— YOUR GOAL —
Collect every line of the records below that contains the word "cudaSetDevice".

____ STUDY MATERIAL

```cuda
// ... 85 lines not shown
                            issue_stage(tgt, s_next, nx_lc);
                            nx_lc++;
                        }
                    }
                }
            }
            phase_c_fft<NB>(tw, O, E);
            if (p > 0) {
                out_stage<NB, false, OutT>(tw, lane, O, E, pe, cur, out, s_state);
            } else {
                mbar_wait(bar_state, (phase_bits >> 30) & 1u);
                phase_bits ^= 1u << 30;
                if (NB == 1 && (cur[0].flags & 8u))
                    out_first_short<NB, OutT>(tw, lane, O, E, pe, cur, out, s_state, w_short, ls);
                else
                    out_stage<NB, true, OutT>(tw, lane, O, E, pe, cur, out, s_state);
                __syncwarp();
            }
#pragma unroll
            for (int b = 0; b < NB; b++)
                if (p > 0 || (cur[b].flags & 1u)) out[b] += (p == 0 && (cur[b].flags & 8u)) ? kLongN2 - ls : kLongN2;
            if (lane == 0 && nx_stage == 2 && !nx_state_issued) {
                const float *st[NB];
                uint32_t has[NB];
#pragma unroll
                for (int b = 0; b < NB; b++) { st[b] = s_next[b].state; has[b] = s_next[b].has_prev; }
                fence_proxy_async();
                issue_state(st, has);
                nx_state_issued = 1;
            }
            slot_i = (slot_i + 1 == (uint32_t)kLongRing) ? 0 : slot_i + 1;
        }
#pragma unroll
        for (int b = 0; b < NB; b++) {
            if ((cur[b].flags & 16u)) {
                const bool emitted = (npk > 1 || (cur[b].flags & 1u)) && !(cur[b].flags & 4u);
                const bool keep = (cur[b].flags & 6u) == 2u;
#pragma unroll
                for (int j = 0; j < 8; j++) {
                    const int r64 = 64 * rev3(j);
#pragma unroll
                    for (int h = 0; h < 2; h++) {
                        const float v = ((j & 1) != 0) == (h == 0) ? pe[b][j].x : pe[b][j].y;
// ... 1 lines not shown
                        if (m < ls) {
                            if (emitted) st_pcm(out[b] + m, v);
                        } else if (keep && m < kLongN2 - ls) {
                            cur[b].state[m - ls] = v;
                            cur[b].state[kLongN2 - 1 - ls - m] = v;
                        }
                    }
                }
            } else if ((cur[b].flags & 6u) == 2u) {
                float *s_lo = cur[b].state + lane, *s_hi = cur[b].state + 63 - lane;
#pragma unroll
                for (int j = 0; j < 8; j++) {
                    const int r64 = 64 * rev3(j);
                    const float vx = (j & 1) ? pe[b][j].x : pe[b][j].y, vy = (j & 1) ? pe[b][j].y : pe[b][j].x;
                    s_lo[r64] = vx; s_hi[r64] = vy;
                    s_hi[960 - r64] = vx; s_lo[960 - r64] = vy;
                }
            }
        }
        uint32_t st_ = 0, nlc = 0;
        if (lane == 0) {
            if (nx_stage == 0) {
                if (nx_idx < n_groups) {
                    fence_proxy_async();
                    mbar_expect_tx(bar_desc, NB * (uint32_t)sizeof(LongRun));
                    tma_load_1d(next_s, runs + (size_t)nx_idx * NB, NB * (uint32_t)sizeof(LongRun), bar_desc);
                    nx_stage = 1;
                } else {
                    nx_stage = 3;
                }
            }
            if (nx_stage == 1) {
                mbar_wait(bar_desc, desc_parity);
                desc_parity ^= 1u;
                nx_stage = 2;
                nx_npk = s_next[0].n_packets;
                nx_lc = 0;
            }
            if (nx_stage == 2 && !nx_state_issued) {
                const float *st[NB];
                uint32_t has[NB];
#pragma unroll
                for (int b = 0; b < NB; b++) { st[b] = s_next[b].state; has[b] = s_next[b].has_prev; }
                fence_proxy_async();
                issue_state(st, has);
            }
            st_ = nx_stage;
            nlc = nx_lc;
        }
        st_ = __shfl_sync(0xffffffffu, st_, 0);
        nlc = __shfl_sync(0xffffffffu, nlc, 0);
        if (st_ != 2) break;
        __syncwarp();
#pragma unroll
        for (int b = 0; b < NB; b++) cur[b] = run_cur(s_next[b]);
        npk = s_next[0].n_packets;
        __syncwarp();
        lc = nlc;
        nx_stage = 0; nx_lc = 0; nx_npk = 0; nx_state_issued = 0;
        if (lane == 0) {
// ... 244 lines not shown
```

### lewton_b200/csrc/lwb_api.cu

```cuda
#include <cuda_runtime.h>
#include <sched.h>
#include <sys/syscall.h>
#include <unistd.h>

#include <algorithm>
#include <cctype>
#include <cmath>
#include <cstdio>
#include <cstdlib>
#include <cstring>
#include <deque>
#include <new>
#include <string>
#include <vector>

#include "kernel_long.cuh"
#include "kernel_short.cuh"
#include "kernel_mid.cuh"
#include "kernels_generic.cuh"
#include "kernel_chain.cuh"
#include "kernel_prologue.cuh"
#include "kernel_floor0.cuh"
#include "lwb_common.h"
#include "pcm_copy_plan.h"
// ... 65 lines not shown
{
    cudaError_t e = cudaStreamSynchronize(ctx->stream);
    for (cudaStream_t s : {ctx->copy_in, ctx->copy_out}) {
        const cudaError_t e2 = s ? cudaStreamSynchronize(s) : cudaSuccess;
        if (e == cudaSuccess) e = e2;
    }
    return e;
}

extern "C" void lwb_ctx_destroy(lwb_ctx *ctx)
{
    if (!ctx) return;
    cudaSetDevice(ctx->device);
    sync_all_streams(ctx);
    for (DevBuf *b : {&ctx->spec, &ctx->segtab, &ctx->magic, &ctx->x, &ctx->desc, &ctx->chains, &ctx->ticket, &ctx->runs_buf[0],
                      &ctx->runs_buf[1], &ctx->cdesc, &ctx->cbytes, &ctx->floor0})
        if (b->p) cudaFree(b->p);
    auto free_set = [](ArenaSet &s) {
        for (DevBuf *b : {&s.coeffs, &s.dense, &s.pcm, &s.kinds, &s.ys, &s.vqoff, &s.vqrec})
            if (b->p) cudaFree(b->p);
        if (s.done) cudaEventDestroy(s.done);
    };
    for (ArenaSet &s : ctx->host_sets) free_set(s);
    free_set(ctx->ordered);
    for (cudaEvent_t e : ctx->ticket_events) cudaEventDestroy(e);
    for (cudaEvent_t e : ctx->spare_events) cudaEventDestroy(e);
    for (CachedTables &ct : ctx->tables)
        for (void *p : ct.allocs) cudaFree(p);
    for (void *h : ctx->stage_old) cudaFreeHost(h);
    for (Staging &st : ctx->stage) {
        if (st.h) cudaFreeHost(st.h);
// ... 432 lines not shown
}

extern "C" void lwb_stream_destroy(lwb_stream *s)
{
    if (!s) return;
    cudaSetDevice(s->ctx->device);
    sync_all_streams(s->ctx);
    cudaFree(s->d_state);
    delete s;
}

extern "C" int lwb_stream_reset(lwb_stream *s)
{
    if (!s) return LWB_ERR_INVALID;
    set_stream_state(s, false, 0);
    return LWB_OK;
}
extern "C" int lwb_stream_is_empty(const lwb_stream *s) { return (!s || !s->has) ? 1 : 0; }
extern "C" uint32_t lwb_stream_state_len(const lwb_stream *s) { return (s && s->has) ? s->plen : 0; }

extern "C" int lwb_stream_clone(const lwb_stream *s, lwb_stream **out)
{
    if (!s || !out) return LWB_ERR_INVALID;
    int rc = lwb_stream_open(s->ctx, s->setup, out);
    if (rc) return rc;
    (*out)->has = s->has;
    (*out)->plen = s->plen;
    lwb_ctx *ctx = s->ctx;
    CU(ctx, cudaMemcpyAsync((*out)->d_state, s->d_state,
                            s->setup->channels * state_stride(s->setup) * sizeof(float),
                            cudaMemcpyDeviceToDevice, ctx->stream));
    return LWB_OK;
}

extern "C" int lwb_stream_export_state(lwb_stream *s, float *out)
{
    if (!s || !out) return LWB_ERR_INVALID;
    if (!s->has) return LWB_OK;
    lwb_ctx *ctx = s->ctx;
    CU(ctx, cudaSetDevice(ctx->device));
    CU(ctx, cudaMemcpy2DAsync(out, s->plen * sizeof(float), s->d_state, state_stride(s->setup) * sizeof(float),
                              s->plen * sizeof(float), s->setup->channels, cudaMemcpyDeviceToHost, ctx->stream));
    CU(ctx, cudaStreamSynchronize(ctx->stream));
    return LWB_OK;
}

extern "C" int lwb_stream_import_state(lwb_stream *s, const float *data, uint32_t len)
{
    if (!s || (!data && len)) return LWB_ERR_INVALID;
    if (len > state_stride(s->setup)) return LWB_ERR_BUFFER;
    lwb_ctx *ctx = s->ctx;
    CU(ctx, cudaSetDevice(ctx->device));
    if (len) {
        CU(ctx, cudaMemcpy2DAsync(s->d_state, state_stride(s->setup) * sizeof(float), data, len * sizeof(float),
                                  len * sizeof(float), s->setup->channels, cudaMemcpyHostToDevice, ctx->stream));
        CU(ctx, cudaStreamSynchronize(ctx->stream));
    }
    s->ctx->state_gen++;
    s->has = true;
    s->plen = len;
    return LWB_OK;
}

extern "C" int lwb_decoded_sample_count(const lwb_setup *su, uint8_t mode, int prev_flag, int next_flag,
                                        uint32_t *n_samples)
{
    if (!su || !n_samples) return LWB_ERR_INVALID;
    Geom g;
    int rc = geometry(su, mode, prev_flag, next_flag, &g);
    if (rc) return rc;
    *n_samples = g.rs - g.ls;
    return LWB_OK;
}

#include "path_generic.cuh"
#include "path_long.cuh"
#include "path_chain.cuh"
#include "path_mixed.cuh"
#include "path_mid.cuh"

using BatchPath = int (*)(lwb_ctx *, const lwb_chain *, size_t, const lwb_batch_io *, const BatchWalk &, bool *, lwb_plan *);
static constexpr BatchPath kBatchPaths[] = {try_long, try_mid, try_mixed, try_chain, try_generic};
constexpr size_t kChainPath = 3, kGenericPath = 4;
static_assert(kBatchPaths[kChainPath] == try_chain && kBatchPaths[kGenericPath] == try_generic && std::size(kBatchPaths) == kGenericPath + 1,
              "kChainPath / kGenericPath name the chain-kernel and the four-kernel path, the last one");

static size_t first_batch_path()
{
    const char *fg = getenv("LWB_FORCE_GENERIC");
    if (!fg) return 0;
    return std::strcmp(fg, "1") == 0 ? kGenericPath : kChainPath;
}
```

________

— EXPECTED ANSWER —
    cudaSetDevice(ctx->device);
    cudaSetDevice(s->ctx->device);
    CU(ctx, cudaSetDevice(ctx->device));
    CU(ctx, cudaSetDevice(ctx->device));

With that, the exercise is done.